How does the caller of a function know whether Return Value Optimization was used?
There's no change in the interface. In all cases, the results
of the function must appear in the scope of the caller;
typically, the compiler uses a hidden pointer. The only
difference is that when RVO is used, as in your first case, the
compiler will "merge" x
and this return value, constructing
x
at the address given by the pointer; when it is not used,
the compiler will generate a call to the copy constructor in the
return statement, to copy whatever into this return value.

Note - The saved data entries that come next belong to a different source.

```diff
@@ -596,7 +681,7 @@
 size_t epilogue_scratch_bytes(int B, int H, int W) {
   size_t b = 0;
   b += align_up((size_t)B * H * W * 3 * sizeof(float), 256) * 2;
-  b += align_up((size_t)n_blocks_a(B, H, W) * sizeof(PartialA), 256);
+  b += align_up((size_t)(n_blocks_a(B, H, W) + kPostBlocks) * sizeof(PartialA), 256);
   b += align_up((size_t)kPhaseBBlocks * sizeof(PartialB), 256);
   b += 256 * 3;
   return b;
@@ -608,7 +693,7 @@
   const size_t img = align_up((size_t)B * H * W * 3 * sizeof(float), 256);
   e.post3 = reinterpret_cast<float*>(p); p += img;
   e.pre3 = reinterpret_cast<float*>(p); p += img;
-  e.pa = reinterpret_cast<PartialA*>(p); p += align_up((size_t)n_blocks_a(B, H, W) * sizeof(PartialA), 256);
+  e.pa = reinterpret_cast<PartialA*>(p); p += align_up((size_t)(n_blocks_a(B, H, W) + kPostBlocks) * sizeof(PartialA), 256);
   e.pb = reinterpret_cast<PartialB*>(p); p += align_up((size_t)kPhaseBBlocks * sizeof(PartialB), 256);
   e.raw = reinterpret_cast<hdrvae_raw_stats*>(p); p += 256;
   e.sc = reinterpret_cast<HdrScalars*>(p); p += 256;
@@ -675,6 +760,33 @@
   HDRVAE_LAUNCHED();
   HDRVAE_CUDA_OK(cudaGetLastError());
   hdr_reduce_a_kernel<<<1, 256, 0, s>>>(e.pa, n_blocks_a(B, H, W), e.raw);
+  HDRVAE_LAUNCHED();
+  HDRVAE_CUDA_OK(cudaGetLastError());
+  return 0;
+}
+
+int launch_epilogue_tail_pre(const void* x, float in_scale, const float* scale, const float* shift, void* t, int B, int H, int W,
+                             void* scratch, cudaStream_t s) {
+  EpilogueScratch e = carve(scratch, B, H, W);
+  const dim3 grid(ceil_div(W, kTileW), ceil_div(H, kTileH), B);
+  HDRVAE_REQUIRE(grid.y <= 65535 && grid.z <= 65535, "epilogue: image too large for the launch grid");
+  hdr_tail_pre_kernel<<<grid, kEpiThreads, 0, s>>>(reinterpret_cast<const __half*>(x), in_scale, scale, shift,
+                                                   reinterpret_cast<__half*>(t), H, W, e.pre3, e.pa);
+  HDRVAE_LAUNCHED();
+  HDRVAE_CUDA_OK(cudaGetLastError());
+  return 0;
+}
+
+int launch_epilogue_tail_post(const float* conv8, const float* conv_b, int B, int H, int W, void* scratch, cudaStream_t s) {
+  EpilogueScratch e = carve(scratch, B, H, W);
+  const long long n_px = (long long)B * H * W;
+  int blocks = ceil_div(n_px, kEpiThreads);
+  if (blocks > kPostBlocks) blocks = kPostBlocks;
+  const int n_pre = n_blocks_a(B, H, W);
+  hdr_post_kernel<<<blocks, kEpiThreads, 0, s>>>(reinterpret_cast<const float4*>(conv8), conv_b, n_px, e.post3, e.pa + n_pre);
+  HDRVAE_LAUNCHED();
+  HDRVAE_CUDA_OK(cudaGetLastError());
+  hdr_reduce_a_kernel<<<1, 256, 0, s>>>(e.pa, n_pre + blocks, e.raw);
   HDRVAE_LAUNCHED();
   HDRVAE_CUDA_OK(cudaGetLastError());
   return 0;
diff --git a/vae_decode_hdr_b200/csrc/groupnorm.cu b/vae_decode_hdr_b200/csrc/groupnorm.cu
--- a/vae_decode_hdr_b200/csrc/groupnorm.cu
+++ b/vae_decode_hdr_b200/csrc/groupnorm.cu
@@ -177,23 +177,6 @@
   return sl < 1 ? 1 : (sl > kGnSlices ? kGnSlices : sl);
 }
 
-
-template <int kExp> __device__ __forceinline__ float silu_sel(float v) {
-  return kExp == 1 ? silu_mufu(v) : kExp == 2 ? silu_nr(v) : silu_f(v);
-}
-
-template <bool kSilu, int kExp>
-__device__ __forceinline__ void norm_act8(float (&v)[8], const float (&a)[8], const float (&b)[8]) {
-#pragma unroll
-  for (int j = 0; j < 8; j += 2) {
-    float2 t = f2_fma(make_float2(v[j], v[j + 1]), make_float2(a[j], a[j + 1]), make_float2(b[j], b[j + 1]));
-    if (kSilu) {
-      if (kExp == 2) t = silu_nr2(t);
-      else t = make_float2(silu_sel<kExp>(t.x), silu_sel<kExp>(t.y));
-    }
-    v[j] = t.x; v[j + 1] = t.y;
-  }
-}
 
 template <typename TIn, typename TOut, bool kSilu, int kMufu = 0>
 __global__ void __launch_bounds__(kGnThreads)
```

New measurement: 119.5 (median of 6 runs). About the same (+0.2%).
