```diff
diff --git a/include/cwfa_hip.h b/include/cwfa_hip.h
--- a/include/cwfa_hip.h
+++ b/include/cwfa_hip.h
@@ -107,10 +107,13 @@
     int in_cat_from, in_cat_c1;
     double* out_stats;
     int prelu_per_channel;
+    int in_affine_on_add;
 } cwfa_conv_opts;
 
 int cwfa_conv2d_f32(const float* x, const float* w_packed, float* y, int B, int Cin, int H, int W, int Cout, int ks,
                     int64_t x_bs, int64_t y_bs, const cwfa_conv_opts* opts, void* stream);
+int cwfa_conv1x1_stream_f32(const float* x, const float* w_packed, float* y, int B, int Cin, int64_t HW, int Cout, int64_t x_bs,
+                            int64_t y_bs, const cwfa_conv_opts* opts, void* stream);
 
 int cwfa_subnet_pack1x1_f32(const float* w, float* panel, void* stream);
 int cwfa_subnet_layer_f32(const float* x, const float* w3_packed, const float* b3, const float* w1_panel, const float* b1,
```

I might add that your second example is not very close to what happens. At the call site, you get almost always something like:
<raw memory for string> s;
f( &s );
And the called function will either construct a local variable or temporary directly at the address it was passed, or copy construct some othe value at this address. So that in your last example, the return statement would be more or less the equivalent of:
if ( cont ) {
std::string::string( s, first );
} else {
std::string::string( s, second );
}
(Showing the implicit this
pointer passed to the copy
constructor.) In the first case, if RVO applies, the special
code would be in the constructor of x
:
std::string::string( s, "hi" );
and then replacing x
with *s
everywhere else in the function
(and doing nothing at the return).
Lets play with NRVO, RVO and copy elision!
Here is a type:
#include <iostream>
struct Verbose {
Verbose( Verbose const& ){ std::cout << "copy ctor\n"; }
Verbose( Verbose && ){ std::cout << "move ctor\n"; }
Verbose& operator=( Verbose const& ){ std::cout << "copy asgn\n"; }
Verbose& operator=( Verbose && ){ std::cout << "move asgn\n"; }
};
that is pretty verbose.
Here is a function:
Verbose simple() { return {}; }
that is pretty simple, and uses direct construction of its return value. If Verbose
lacked a copy or move constructor, the above function would work!
Here is a function that uses RVO:
Verbose simple_RVO() { return Verbose(); }
here the unnamed Verbose()
temporary object is being told to copy itself to the return value. RVO means that the compiler can skip that copy, and directly construct Verbose()
into the return value, if and only if there is a copy or move constructor. The copy or move constructor is not called, but rather elided.
Here is a function that uses NRVO:
Verbose simple_NRVO() {
Verbose retval;
return retval;
}
For NRVO to occur, every path must return the exact same object, and you can't be sneaky about it (if you cast the return value to a reference, then return that reference, that will block NRVO). In this case, what the compiler does is construct the named object retval
directly into the return value location. Similar to RVO, a copy or move constructor must exist, but is not called.
Here is a function that fails to use NRVO:
Verbose simple_no_NRVO(bool b) {
Verbose retval1;
Verbose retval2;
if (b)
return retval1;
else
return retval2;
}
as there are two possible named objects it could return, it cannot construct both of them in the return value location, so it must do an actual copy. In C++11, the object returned will be implicitly move
d instead of copied, as it is a local variable being returned from a function in a simple return statement. So there is at least that.
Finally, there is copy elision at the other end:
Verbose v = simple(); // or simple_RVO, or simple_NRVO, or...
When you call a function, you provide it with its arguments, and you inform it where it should put its return value. The caller is responsible for cleaning up the return value and allocating the memory (on the stack) for it.
This communication is done in some way via the calling convention, often implicitly (ie, via the stack pointer).
Under many calling conventions, the location where the return value can be stored can end up being used as a local variable.
In general, if you have a variable of the form:
Verbose v = Verbose();
the implied copy can be elided -- Verbose()
is constructed directly in v
, rather than a temporary being created then copied to v
. In the same way, the return value of simple
(or simple_NRVO
, or whatever) can be elided if the run time model of the compiler supports it (and it usually does).
Basically, the calling site can tell simple_*
to put the return value in a particular spot, and simply treat that spot as the local variable v
.
Note that NRVO and RVO and implicit move are all done within the function, and the caller needs know nothing about it.
Similarly, the eliding at the calling site is all done outside the function, and if the calling convention supports it you do not need any support from the body of the function.
This doesn't have to be true in every calling convention and run time model, so the C++ standard makes these optimizations optional.